Segment Start: Dataset excerpts
extern "C" int pg_result_destroy(pg_result *r) {
    PG_API_BEGIN
    if (!r) return PG_OK;
    hipSetDevice(r->ctx->device);
    hipStreamSynchronize(r->ctx->stream);
    hipStreamSynchronize(r->ctx->aux_stream);
    hipFree(r->d_ad);
    hipFree(r->d_tile_contig);
    row_free(r->ctx, r->d_out1, r->out1_cap);
    hipFree(r->d_out100);
    hipFree(r->d_bins);
    hipFree(r->d_colsums);
    if (r->d_sched) hipFree(r->d_sched);
    if (r->d_ranges) hipFree(r->d_ranges);
    if (r->d_tile_hist) hipFree(r->d_tile_hist);
    if (r->d_tile_cs) hipFree(r->d_tile_cs);
    if (r->d_small) hipFree(r->d_small);
    for (auto e : r->chunk_ev) hipEventDestroy(e);
    for (auto *v : {&r->ev_hist, &r->ev_free})
        for (auto &s : *v)
            for (auto &e : s.e)
                if (e) hipEventDestroy(e);
    pg_table *t = r->tbl;
    pg_ctx *c = r->ctx;
    pg_seqset *sq = const_cast<pg_seqset *>(r->seqs);
    delete r;
    if (t) table_release(t);
    else ctx_release(c);
    seqset_release(sq);
    return PG_OK;
    PG_API_END
}

static int build_chunks(pg_result *r, const uint32_t *sched) {
    r->chunks.clear();
    r->chunks_ready = true;
    if (r->d_ranges) {
        hipFree(r->d_ranges);
        r->d_ranges = nullptr;
    }
    const char *env = getenv("PG_RUN_CHUNKS");
    const uint32_t nbytes = (r->N + 7) / 8;
    uint32_t K = env ? (uint32_t)atoi(env) : ((nbytes == 8 && r->ntiles >= (4u << 20)) ? 16u : 1u);
    const char *mt = getenv("PG_CHUNK_MIN_TILES");
    K = std::min(K, r->ntiles / std::max(1u, mt ? (uint32_t)atoi(mt) : 32768u));
    if (K < 2) return PG_OK;
    std::vector<uint2> ranges;
    for (uint32_t c = 0; c < K; ++c) {
        pg_result::Chunk ch;
        ch.s0 = (uint32_t)((uint64_t)r->ntiles * c / K);
        ch.s1 = (uint32_t)((uint64_t)r->ntiles * (c + 1) / K);
        ch.r0 = (uint32_t)ranges.size();
        ch.tiles = ch.s1 - ch.s0;
        if (!sched) {
            ranges.push_back(make_uint2(ch.s0, ch.s1));
        } else {
            std::vector<uint2> runs;
            for (uint32_t i = ch.s0; i < ch.s1; ++i) {
                if (!runs.empty() && runs.back().y == sched[i]) ++runs.back().y;
                else runs.push_back(make_uint2(sched[i], sched[i] + 1));
            }
            std::sort(runs.begin(), runs.end(), [](const uint2 &a, const uint2 &b) { return a.x < b.x; });
            for (const uint2 &u : runs) {
                if (ranges.size() > ch.r0 && ranges.back().y == u.x) ranges.back().y = u.y;
                else ranges.push_back(u);
            }
        }
        ch.nr = (uint32_t)ranges.size() - ch.r0;
        if (ch.nr > 512) {
            r->chunks.clear();
            return PG_OK;
        }
        r->chunks.push_back(ch);
    }
    HIP_TRY(hipMalloc(reinterpret_cast<void **>(&r->d_ranges), ranges.size() * sizeof(uint2)));
    HIP_TRY(hipMemcpy(r->d_ranges, ranges.data(), ranges.size() * sizeof(uint2), hipMemcpyHostToDevice));
    while (r->chunk_ev.size() < r->chunks.size()) {
        hipEvent_t e;
        HIP_TRY(hipEventCreateWithFlags(&e, hipEventDisableTiming));
        r->chunk_ev.push_back(e);
    }
    return PG_OK;
}

static int coschedule(pg_result *r, const uint32_t *contig_group, uint32_t piece_tiles, const uint32_t *range_first,
                      uint32_t nranges, const uint32_t *contig_class = nullptr) {
    if (int e = use_device(r->ctx)) return e;
    hipStream_t st = r->ctx->stream;
    HIP_TRY(hipStreamSynchronize(st));
    HIP_TRY(hipStreamSynchronize(r->ctx->aux_stream));
    if (r->d_sched) {
        hipFree(r->d_sched);
        r->d_sched = nullptr;
    }
    r->sched_bounds.clear();
    r->chunks.clear();
    r->chunks_ready = false;
    if (!contig_group || r->ntiles == 0) return PG_OK;
    const bool auto_piece = piece_tiles == 0;
    const size_t nc = r->ad.size();
    std::vector<uint32_t> firsts;
    if (range_first && nranges) {
        for (uint32_t i = 0; i < nranges; ++i) {
            if (range_first[i] >= nc || (i && range_first[i] <= range_first[i - 1]) || (!i && range_first[0] != 0))
                return fail(PG_E_INVALID, "pg_result_coschedule_ranges: range starts must begin at contig 0 and increase");
            firsts.push_back(range_first[i]);
        }
    } else {
        firsts.push_back(0);
    }
    firsts.push_back((uint32_t)nc);
    struct Piece {
        double at;
        uint32_t g, first;
    };
    std::vector<uint32_t> sched;
    sched.reserve(r->ntiles);
    std::vector<std::vector<uint32_t>> members;
    if (contig_class) {
        std::vector<std::pair<uint32_t, uint32_t>> byclass;
        for (size_t c = 0; c < nc; ++c) byclass.emplace_back(contig_class[c], (uint32_t)c);
        std::stable_sort(byclass.begin(), byclass.end(), [](auto &x, auto &y) { return x.first < y.first; });
        for (size_t i = 0; i < byclass.size(); ++i) {
            if (i == 0 || byclass[i].first != byclass[i - 1].first) members.emplace_back();
            members.back().push_back(byclass[i].second);
        }
        r->sched_bounds.push_back(0);
    } else {
        for (size_t ri = 0; ri + 1 < firsts.size(); ++ri) {
            members.emplace_back();
            for (uint32_t c = firsts[ri]; c < firsts[ri + 1]; ++c) members.back().push_back(c);
            r->sched_bounds.push_back(r->ad[firsts[ri]].tile0);
        }
    }
    for (const auto &mem : members) {
        uint32_t ngroups = 0;
        for (uint32_t c : mem) ngroups = std::max(ngroups, contig_group[c] + 1);
        std::vector<std::vector<uint32_t>> tiles(ngroups);
        for (uint32_t c : mem) {
            const uint32_t nt = (uint32_t)(((uint64_t)r->ad[c].nkmers + PROBE_TILE - 1) / PROBE_TILE);
            for (uint32_t i = 0; i < nt; ++i) tiles[contig_group[c]].push_back(r->ad[c].tile0 + i);
        }
        if (auto_piece) piece_tiles = ngroups <= 32 ? 64u : std::max(8u, 512u / ngroups);
        std::vector<Piece> pieces;
        for (uint32_t g = 0; g < ngroups; ++g) {
            const size_t np = (tiles[g].size() + piece_tiles - 1) / piece_tiles;
            for (size_t i = 0; i < np; ++i) pieces.push_back({(double)i / (double)np, g, (uint32_t)(i * piece_tiles)});
        }
        std::stable_sort(pieces.begin(), pieces.end(), [](const Piece &x, const Piece &y) { return x.at < y.at; });
        for (const Piece &p : pieces) {
            const size_t end = std::min<size_t>(tiles[p.g].size(), (size_t)p.first + piece_tiles);
            for (size_t i = p.first; i < end; ++i) sched.push_back(tiles[p.g][i]);
        }
    }
    r->sched_bounds.push_back(r->ntiles);
    if (sched.size() != r->ntiles) return fail(PG_E_INVALID, "internal: schedule does not cover the tiles");
    HIP_TRY(hipMalloc(reinterpret_cast<void **>(&r->d_sched), (size_t)r->ntiles * 4));
    HIP_TRY(hipMemcpyAsync(r->d_sched, sched.data(), (size_t)r->ntiles * 4, hipMemcpyHostToDevice, st));
    HIP_TRY(hipStreamSynchronize(st));
    if (!(r->flags & PG_ANCHOR_ROWS_ONLY)) return build_chunks(r, sched.data());
    return PG_OK;
}

extern "C" int pg_result_coschedule(pg_result *r, const uint32_t *contig_group, uint32_t piece_tiles) {
    PG_API_BEGIN
    if (!r) return fail(PG_E_INVALID, "result is NULL");
    return coschedule(r, contig_group, piece_tiles, nullptr, 0);
    PG_API_END
}

extern "C" int pg_result_coschedule_classes(pg_result *r, const uint32_t *contig_group, const uint32_t *contig_class,
                                            uint32_t piece_tiles) {
    PG_API_BEGIN
    if (!r) return fail(PG_E_INVALID, "result is NULL");
    if (contig_group && !contig_class) return fail(PG_E_INVALID, "pg_result_coschedule_classes: contig_class is NULL");
    return coschedule(r, contig_group, piece_tiles, nullptr, 0, contig_class);
    PG_API_END
}

extern "C" int pg_result_coschedule_ranges(pg_result *r, const uint32_t *contig_group, uint32_t piece_tiles,
                                           const uint32_t *range_first_contig, uint32_t nranges) {
    PG_API_BEGIN
    if (!r) return fail(PG_E_INVALID, "result is NULL");
    return coschedule(r, contig_group, piece_tiles, range_first_contig, nranges);
    PG_API_END
}

static int enqueue_epilogue(pg_result *r, hipStream_t st) {
    const uint32_t N = r->N;
    HIP_TRY(hipMemsetAsync(r->d_bins, 0, std::max<uint64_t>(1, r->total_bins) * (N + 1) * 4, st));
    HIP_TRY(hipMemsetAsync(r->d_colsums, 0, std::max<size_t>(1, r->ad.size()) * N * 8, st));
    const uint32_t kflags = (r->flags & PG_ANCHOR_COLSUMS) | (r->lowres_step == 100 ? 0u : 2u);
    HIP_TRY(launch_rows_epilogue(st, N, r->d_ad, r->d_tile_contig, r->ntiles, r->d_out1, r->d_out100, r->d_bins,
                                 r->d_colsums, kflags));
    if (r->lowres_step != 100)
        HIP_TRY(launch_lowres(st, N, r->d_ad, r->d_tile_contig, r->ntiles, r->d_out1, r->d_out100, r->lowres_step));
    return PG_OK;
}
Segment End: Dataset excerpts
:: What the task requires ::
Among the entries, how many lines include the string "hipMalloc"? Please reply with only the number.

:: Exercise answer ::
2